I have a Southern Baptist friend, Roger Ellsworth, pastor of Immanuel Baptist Church in Benton, IL (who introduced me to the doctrines of grace over thirty years ago) who is a Founders Ministries type (he preached at their breakfast at the annual meeting of the Southern Baptist Convention one year). He actually struck up a friendship with Adrian Rogers. As I recall I was an instigator of that friendship. Roger and I attended the Pastor's Conference prior to the annual Southern Baptist Convention in Kansas City (circa 1976 or so). Adrian Rogers was one of the preachers. Rogers preached the last sermon right before lunch. As the pastors were milling around Rogers, my friend was debating whether to introduce himself. I told him, "Roger, why not?!!" Well, long story short, he did. That started it. 

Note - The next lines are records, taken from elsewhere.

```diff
@@ -245,8 +440,13 @@
     if (total >= (1ll << 31)) return -2;
     return with_dtype(dtype, [&](auto t) {
         using T = typename decltype(t)::type;
-        hipLaunchKernelGGL((maxpool5_fwd_kernel<T>), dim3(et_cdiv(total, 256)), dim3(256), 0, (hipStream_t)stream, (const T*)x, ldx, (T*)y, ldy, argmax,
-                           H, W, CV, total);
+        if constexpr (et_is_lp<T>::value) {
+            const long long tiles = (long long)B * et_cdiv(H, POOL_R) * et_cdiv(W, POOL_S) * (C / POOL_V);
+            hipLaunchKernelGGL((maxpool5_tile_fwd_kernel<T, POOL_R, POOL_S, POOL_V>), dim3(et_cdiv(tiles, 256)), dim3(256), 0, (hipStream_t)stream,
+                               (const T*)x, ldx, (T*)y, ldy, argmax, H, W, C / POOL_V, (unsigned)tiles);
+        } else
+            hipLaunchKernelGGL((maxpool5_fwd_kernel<T>), dim3(et_cdiv(total, 256)), dim3(256), 0, (hipStream_t)stream, (const T*)x, ldx, (T*)y, ldy,
+                               argmax, H, W, CV, total);
         ET_CHECK_LAUNCH();
         return 0;
     });
@@ -261,8 +461,13 @@
     if (total >= (1ll << 31)) return -2;
     return with_dtype(dtype, [&](auto t) {
         using T = typename decltype(t)::type;
-        hipLaunchKernelGGL((maxpool5_bwd_kernel<T>), dim3(et_cdiv(total, 256)), dim3(256), 0, (hipStream_t)stream, (const T*)dy, lddy, argmax,
-                           (const T*)base, ldb, (T*)dx, lddx, H, W, CV, total);
+        if constexpr (et_is_lp<T>::value) {
+            const long long tiles = (long long)B * et_cdiv(H, POOL_R) * et_cdiv(W, POOL_S) * (C / POOL_V);
+            hipLaunchKernelGGL((maxpool5_tile_bwd_kernel<T, POOL_R, POOL_S, POOL_V>), dim3(et_cdiv(tiles, 256)), dim3(256), 0, (hipStream_t)stream,
+                               (const T*)dy, lddy, argmax, (const T*)base, ldb, (T*)dx, lddx, H, W, C / POOL_V, (unsigned)tiles);
+        } else
+            hipLaunchKernelGGL((maxpool5_bwd_kernel<T>), dim3(et_cdiv(total, 256)), dim3(256), 0, (hipStream_t)stream, (const T*)dy, lddy, argmax,
+                               (const T*)base, ldb, (T*)dx, lddx, H, W, CV, total);
         ET_CHECK_LAUNCH();
         return 0;
     });
```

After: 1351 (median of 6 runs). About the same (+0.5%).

Last summer I was visiting Roger in Benton and we were discussing the passing of Adrian Rogers. Roger said, "Yes, he is with the LORD now, but I dare say his theology has greatly changed now". Adrian Rogers might have been against Calvinism, but I think I can say he wasn't against at least one Calvinist.


----------



## Coram Deo (Aug 12, 2007)

Well if a Southern Baptist Church around here was anything like Mark Dever's Church the SBC in DC, I might try to stick it out and give it a good fight but most of the SBCs around here are even more lamentable and I grieve just coming out of worship at one of them. 20 mins of announcements, Revivalistic Feel good Songs, pass around the tray, greet everyone, and a 20 min sermonette that is about what the pastor remembers of his young adulthood and close with everyone holding hands singing cumbalamya Lord or Jesus Loves Me this I know.

Dever's church is better but I would still grieve from the song/music and some other things....





Ivan said:


> thunaer said:
> 
> 
> > Could it be that I am not Southern Baptist
> ...


----------



## LadyFlynt (Aug 12, 2007)

I see kneeling much preferred to standing...Just my humble opinion.


----------



## Ivan (Aug 12, 2007)

thunaer said:


> Well if a Southern Baptist Church around here was anything like Mark Dever's Church the SBC in DC, I might try to stick it out and give it a good fight but most of the SBCs around here are even more lamentable and I grieve just coming out of worship at one of them. 20 mins of announcements, Revivalistic Feel good Songs, pass around the tray, greet everyone, and a 20 min sermonette that is about what the pastor remembers of his young adulthood and close with everyone holding hands singing cumbalamya Lord or Jesus Loves Me this I know.



Thankfully I've neither been a member of such a Southern Baptist church nor the pastor of one, but that was by my choice and God's grace. I realize that there are many, _many_ Southern Baptist churches as you have described. It's a sad thing. It's a sas thing inside and outside the SBC. I believe we live in a land of spiritual wilderness.



> Dever's church is better but I would still grieve from the song/music and some other things....



I think Dever is great! He is a bright and shining light in the SBC. We (confessional, particular, Founder Ministries Baptists) are making inroads but the journey is difficult. Pray for us!


----------



## JM (Aug 13, 2007)

LadyFlynt said:


> I see kneeling much preferred to standing...Just my humble opinion.



I agree.


----------